If doesn't work I find that shrooms or some coke works better than pot...


----------



## Njaco (Sep 4, 2008)

Marcel


----------



## lesofprimus (Sep 4, 2008)

Great one Gnomey...


----------



## evangilder (Sep 4, 2008)

You guys are cracking me up!


----------



## Njaco (Sep 4, 2008)

> guys replay i dunno how to fly in this game thx


That has to be one of the best questions ever asked on the forum!


----------



## SoD Stitch (Sep 4, 2008)

Njaco said:


> That has to be one of the best questions ever asked on the forum!

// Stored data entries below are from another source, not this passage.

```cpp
int conv1d_trim_bn(const ConvArgs& a) {
  if (a.epi == EPI_LN || a.splitk) return 0;
  const int r = conv1d_plan(a, false).route;
  if (r == CONV_NARROW_M || r == CONV_NARROW_LAUNCH) return 0;
  return conv1d_plan(a, true).bn;
}

void launch_conv1d(const ConvArgs& a, hipStream_t s, int route_T) {
  if ((a.epi == EPI_RESID || a.epi == EPI_RESID_ACC) && (unsigned long long)a.M * a.T * 4ull >= (1ull << 32)) {
    fprintf(stderr, "mbv: conv1d: one utterance's [%d x %d] output exceeds 4 GiB\n", a.M, a.T);
    abort();
  }
  if (a.epi == EPI_LN && !conv1d_narrow_supported(a)) { fprintf(stderr, "mbv: EPI_LN outside the narrow kernel's range\n"); abort(); }
  const ConvPlan p = conv1d_plan(a, a.trim_map != nullptr, route_T);
  switch (p.route) {
    case CONV_NARROW_M: launch_conv1d_narrow(a, false, s); return;
    case CONV_NARROW_LAUNCH: launch_conv1d_narrow(a, true, s); return;
    case CONV_VS: {
      ConvArgs av = a;
      av.vs_tv = p.vs_tv;
      launch_epi<2, 3, 16, 4, EPI_CONVT, 0, 2, 1>(av, s);
      return;
    }
    case CONV_SPLIT_BATCH: {
      ConvArgs a1 = a, a2 = a;
      const int nb = p.nb_big;
      a1.B = nb;
      a2.B = a.B - nb;
      a2.x += (int64_t)nb * a.x_bstride;
      a2.y += (int64_t)nb * a.y_bstride;
      if (a.in_lens) a2.in_lens += nb;
      if (a.out_lens) a2.out_lens += nb;
      if (a.chan_add) a2.chan_add += (int64_t)nb * a.Cin;
      if (a.res) a2.res += (int64_t)nb * a.res_bstride;
      if (a.res_chan_add) a2.res_chan_add += (int64_t)nb * a.M;
      if (a.accum_in) a2.accum_in += (int64_t)nb * a.y_bstride;
      if (a.gate_cond) a2.gate_cond += (int64_t)nb * a.gate_cond_bstride;
      if (a.skip) a2.skip += (int64_t)nb * (a.M - a.split) * a.T;
      launch_ck<2, 3, 4>(a1, s);
      launch_ck<2, 2, 2>(a2, s);
      return;
    }
    case CONV_BIG: launch_ck<2, 3, 4>(a, s); return;
    case CONV_SMALL: launch_ck<2, 2, 2>(a, s); return;
    case CONV_HALF:
      if (p.ck == 16) {
        switch (a.epi) {
          case EPI_STORE: launch_epi<2, 3, 16, 4, EPI_STORE, 0, 1>(a, s); return;
          case EPI_RESID: launch_epi<2, 3, 16, 4, EPI_RESID, 0, 1>(a, s); return;
          default: launch_epi<2, 3, 16, 4, EPI_RESID_ACC, 0, 1>(a, s); return;
        }
      }
      switch (a.epi) {
        case EPI_STORE: launch_epi<2, 3, 8, 4, EPI_STORE, 0, 1>(a, s); return;
        case EPI_RESID: launch_epi<2, 3, 8, 4, EPI_RESID, 0, 1>(a, s); return;
        default: launch_epi<2, 3, 8, 4, EPI_RESID_ACC, 0, 1>(a, s); return;
      }
    default: launch_ck<1, 2, 2>(a, s); return;
// ... 5 lines not shown
```

mb-istft-vits_amd/csrc/conv1d_narrow.hip:

```cpp
#include "kernels.h"
#include <cstdio>

namespace mbv {

namespace {

typedef float f32x16 __attribute__((ext_vector_type(16)));
typedef float f32x4 __attribute__((ext_vector_type(4)));

constexpr int kHalf = 16;
constexpr int kRsrcFlags = 0x00020000;
constexpr unsigned kOob = 0x7fffffffu;

__device__ __forceinline__ f32x4 bload4(__amdgpu_buffer_rsrc_t r, unsigned voff, unsigned soff) {
  return __builtin_bit_cast(f32x4, __builtin_amdgcn_raw_buffer_load_b128(r, (int)voff, (int)soff, 0));
}
__device__ __forceinline__ float bload1(__amdgpu_buffer_rsrc_t r, unsigned voff, unsigned soff) {
  return __builtin_bit_cast(float, __builtin_amdgcn_raw_buffer_load_b32(r, (int)voff, (int)soff, 0));
}
__device__ __forceinline__ void bstore1(float v, __amdgpu_buffer_rsrc_t r, unsigned voff, unsigned soff) {
  __builtin_amdgcn_raw_buffer_store_b32(__builtin_bit_cast(int, v), r, (int)voff, (int)soff, 0);
}
__device__ __forceinline__ float lrelu_(float v, float slope) { return v > 0.f ? v : v * slope; }

// ... 334 lines not shown
    } else
    {
      const bool keep = !a.out_lens || t < a.out_lens[b];
#pragma unroll
      for (int j = 0; j < NRT; ++j) {
        const int row0 = MBV_ROW0(j);
        if (row0 >= M) continue;
#pragma unroll
        for (int r = 0; r < 16; ++r) {
          const int k = (r & 3) + 8 * (r >> 2);
          float v = acc[j][r];
          if constexpr (kExtra == 1) v += acc2[j][r];
          if constexpr (kExtra == 3) v = (v + acc2[j][r]) + (acc2[NRT + j][r] + acc2[2 * NRT + j][r]);
          if constexpr (EPI == EPI_STORE) {
            if (a.relu) v = fmaxf(v, 0.f);
            if (!keep) v = 0.f;
          } else if constexpr (EPI == EPI_RESID_ACC) {
            v *= a.out_scale;
          }
          if (row0 + k + 4 * hl < M) bstore1(v, y_rs, y_voff, (unsigned)(row0 + k) * rowT);
        }
      }
    }
    MBV_STAMP(5)
#undef MBV_ROW0
  }
#pragma unroll
  for (int i = 0; i < kPF; ++i) asm volatile("" ::"v"(pfv[i]));
}
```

Yeah, I think Adler's got another "quote" to add to his signature . . . . .


----------



## B-17engineer (Sep 4, 2008)

First off is that a sentence....

" guys replay i dunno how to fly in this game thx"


----------



## evangilder (Sep 4, 2008)

Don't they teach capitalization and proper punctuation in schools anymore?


----------



## Thorlifter (Sep 4, 2008)

Good lord no, Eric. That would be violating their civil rights.


----------



## evangilder (Sep 5, 2008)

sew iz it hip to tipe lyk dis?

Damn, that was painful!


----------



## SoD Stitch (Sep 5, 2008)

evangilder said:


> sew iz it hip to tipe lyk dis?
> 
> Damn, that was painful!



OMG, that was funny!

And, you're right Thor, my wife's a teacher, she knows all about "PC" in the school systems: "We need to be validating the child's sense of self-esteem!". God forbid that we should actually TEACH them anything!


----------



## RabidAlien (Sep 5, 2008)

For flying, I personally prefer a good batch of jalapenio poppers, (stuffed peppers), and a match. IE: high-octane gas and combustion.


----------



## Lucky13 (Sep 5, 2008)

evangilder said:


> sew iz it hip to tipe lyk dis?
> 
> Damn, that was painful!



FoR yOu Or ThE cOmPuTeR?


----------



## ccheese (Sep 5, 2008)

Methinks all you guys have run the lad off.....

Charles


----------



## evangilder (Sep 5, 2008)

SoD Stitch said:


> OMG, that was funny!
> 
> And, you're right Thor, my wife's a teacher, she knows all about "PC" in the school systems: "We need to be validating the child's sense of self-esteem!". God forbid that we should actually TEACH them anything!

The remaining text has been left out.